The investors were "offered the opportunity" to serve as what the company called "nominees" to purchase residential properties, according to the complaint filed against Warren . The investors unwittingly served as straw buyers to defraud lenders, including Citimortgage, prosecutors said.

The investors were told rental income from the properties was being used to pay off the loans, and that Loomis was paying the mortgages. In fact, investigators say 80 percent of the homes were vacant.

Prosecutors say the companies altered "tax forms, rental income and other financial information to get loans approved on a massive scale."

Loomis' attorney, Patrick Hanly, said the government's case rests on Warren.

"His credibility is the only thing the government's got, and his credibility has now taken a huge shot," Hanly said. "My client's position is there was no fraudulent activity. He denies all those allegations by Warren, that Mr. Loomis was involved in any criminal wrongdoing, and looks forward to clearing his name."

Loomis, 51, has not been charged.

In September, prosecutors charged 27-year-old Garret Griffith Gililland III of Chico in connection with the alleged fraud. He also is believed to have fled the country.

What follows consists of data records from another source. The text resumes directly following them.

__device__ __forceinline__ void mfma_bf16_inplace(f32x4& c, const f32x4& a, const f32x4& b) {
  asm volatile("v_mfma_f32_16x16x32_bf16 %0, %1, %2, %0" : "+v"(c) : "v"(a), "v"(b));
}
__device__ __forceinline__ void mfma_bf16_first(f32x4& c, const f32x4& a, const f32x4& b) {
  asm volatile("v_mfma_f32_16x16x32_bf16 %0, %1, %2, 0" : "=&v"(c) : "v"(a), "v"(b));
}
__device__ __forceinline__ void mfma_drain() { asm volatile("s_nop 15\n\ts_nop 15" ::: "memory"); }

typedef int i32x4 __attribute__((ext_vector_type(4)));
__device__ __forceinline__ void glds_b128(const i32x4& rsrc, uint32_t voff, uint32_t soff, uint32_t lds_addr) {
  asm volatile("s_mov_b32 m0, %3\n\ts_nop 3\n\tbuffer_load_dwordx4 %0, %1, %2 offen lds"
               :
               : "v"(voff), "s"(rsrc), "s"(soff), "s"(lds_addr)
               : "m0");
}
__device__ __forceinline__ i32x4 make_rsrc(const void* base, uint32_t num_records = 0x7FFFFFFFu) {
  const uint64_t b = reinterpret_cast<uint64_t>(base);
  return i32x4{(int)(uint32_t)b, (int)((uint32_t)(b >> 32) & 0xFFFFu), (int)num_records, 0x00020000};
}
__device__ __forceinline__ i32x4 make_rsrc_uniform(const void* base, uint32_t num_records = 0x7FFFFFFFu) {
  const uint64_t b = reinterpret_cast<uint64_t>(base);
  const uint32_t lo = (uint32_t)__builtin_amdgcn_readfirstlane((int)(uint32_t)b);
  const uint32_t hi = (uint32_t)__builtin_amdgcn_readfirstlane((int)(uint32_t)(b >> 32));
  return i32x4{(int)lo, (int)(hi & 0xFFFFu), __builtin_amdgcn_readfirstlane((int)num_records), 0x00020000};
}
__device__ __forceinline__ uint32_t a_tile_records(uint32_t n_rows, uint32_t rt, uint32_t kt, uint64_t row_stride) {
  const uint64_t left = (uint64_t)(n_rows - rt * (uint32_t)kG16BM) * row_stride * 2u - (uint64_t)kt * 128u;
  return (uint32_t)(left < 0x7FFFFFFFull ? left : 0x7FFFFFFFull);
}
__device__ __forceinline__ uint32_t norm_records(uint32_t n_rows, uint32_t rt) {
  return min(n_rows - rt * (uint32_t)kG16BM, (uint32_t)kG16BM) * 4u;
}
__device__ __forceinline__ void wait_glds() { asm volatile("s_waitcnt vmcnt(0)" ::: "memory"); }

template <int METRIC, bool SPLIT>
__global__ __launch_bounds__(512, 2) void sweep_topk_gemm_bf16_glds(Bf16GemmArgs a) {
  constexpr bool HIB = true;
  constexpr bool WIDE = false;
  constexpr int BM = kG16BM, BN = kG16BN, WAVES = kG16Waves, CAP = kG16Cap, QCAP = kG16Queue;
  extern __shared__ __attribute__((aligned(16))) unsigned char smem[];
  uint64_t* cand = reinterpret_cast<uint64_t*>(smem + kOffCand);
  uint64_t* tauk = reinterpret_cast<uint64_t*>(smem + kOffTauk);
  uint32_t* cnts = reinterpret_cast<uint32_t*>(smem + kOffCnts);
  float* qn = reinterpret_cast<float*>(smem + kOffQn);
  float* vns = reinterpret_cast<float*>(smem + kOffVns);
// ... 162 lines not shown
  __syncthreads();
  for (uint32_t rt = rt_first; rt < ntiles; rt += a.G) {
    VDB_G16_STEP(0, true);
    __syncthreads();
    for (uint32_t kt = 1; kt + 1 < a.KT; kt++) {
      VDB_G16_STEP(kt, false);
      __syncthreads();
    }
    VDB_G16_STEP(a.KT - 1, false);
    const bool more = it < total;
#define VDB_G16_ACC_F(V) (V)
#include "g16_quicktest.inc"
    if constexpr (METRIC == kHamming || METRIC == kJaccard) {
#include "g16_quicktest_bits.inc"
    } else {
#include "g16_quicktest_dense.inc"
    }
#define VDB_G16_ACC_ELEM(X, A) asm volatile("v_mov_b32 %0, %1" : "=v"(X) : "v"(A))
#define VDB_G16_NO_DUMP 1
#include "g16_protocol.inc"
#undef VDB_G16_NO_DUMP
#undef VDB_G16_ACC_ELEM
#undef VDB_G16_ACC_F
  }
#undef VDB_G16_STEP
#undef VDB_G16_ADVANCE
#undef VDB_G16_GLDS
#undef VDB_G16_REQ
#include "g16_writeout.inc"
}

template <bool FP4>
__device__ __forceinline__ void mfma_accv(f32x4& c, const f32x4& a, const f32x4& b) {
  if (FP4)
    asm volatile("v_mfma_scale_f32_16x16x128_f8f6f4 %0, %1, %2, %0, %3, %3 op_sel_hi:[0,0,0] cbsz:4 blgp:4" : "+v"(c) : "v"(a), "v"(b), "v"(0x7F7F7F7Fu));
  else
    asm volatile("v_mfma_f32_16x16x32_bf16 %0, %1, %2, %0" : "+v"(c) : "v"(a), "v"(b));
}
template <bool FP4>
__device__ __forceinline__ void mfma_accv_first(f32x4& c, const f32x4& a, const f32x4& b) {
  if (FP4)
    asm volatile("v_mfma_scale_f32_16x16x128_f8f6f4 %0, %1, %2, 0, %3, %3 op_sel_hi:[0,0,0] cbsz:4 blgp:4" : "=&v"(c) : "v"(a), "v"(b), "v"(0x7F7F7F7Fu));
  else
    asm volatile("v_mfma_f32_16x16x32_bf16 %0, %1, %2, 0" : "=&v"(c) : "v"(a), "v"(b));
}
template <int OFF>
__device__ __forceinline__ void lds_frag_read(f32x4& dst, uint32_t addr) {
  asm volatile("ds_read_b128 %0, %1 offset:%2" : "=v"(dst) : "v"(addr), "n"(OFF));
}
__device__ __forceinline__ void pp_barrier_reads_done() { asm volatile("s_waitcnt lgkmcnt(0)\n\ts_barrier" ::: "memory"); }
__device__ __forceinline__ void pp_barrier() { asm volatile("s_barrier" ::: "memory"); }
__device__ __forceinline__ void pp_wait_dma6() { asm volatile("s_waitcnt vmcnt(6)" ::: "memory"); }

Prosecutors on Friday said one of Warren's employees also fled to Mexico on Monday ahead of criminal charges, though he used a commercial airliner instead of a private jet.

Scott Edward Cavell, 25, of Sacramento, was a "personal account manager" under Warren, one of the employees the IRS says routinely inflated investors' income, savings and other wealth to defraud lenders. The investors were used for "stated income" loans that required no verification.

Cavell is charged with conspiracy to commit bank and mail fraud, which carries a 30-year maximum sentence, and obtaining a passport under an alias of Adam Kingsbury Curry, which could bring 10 years.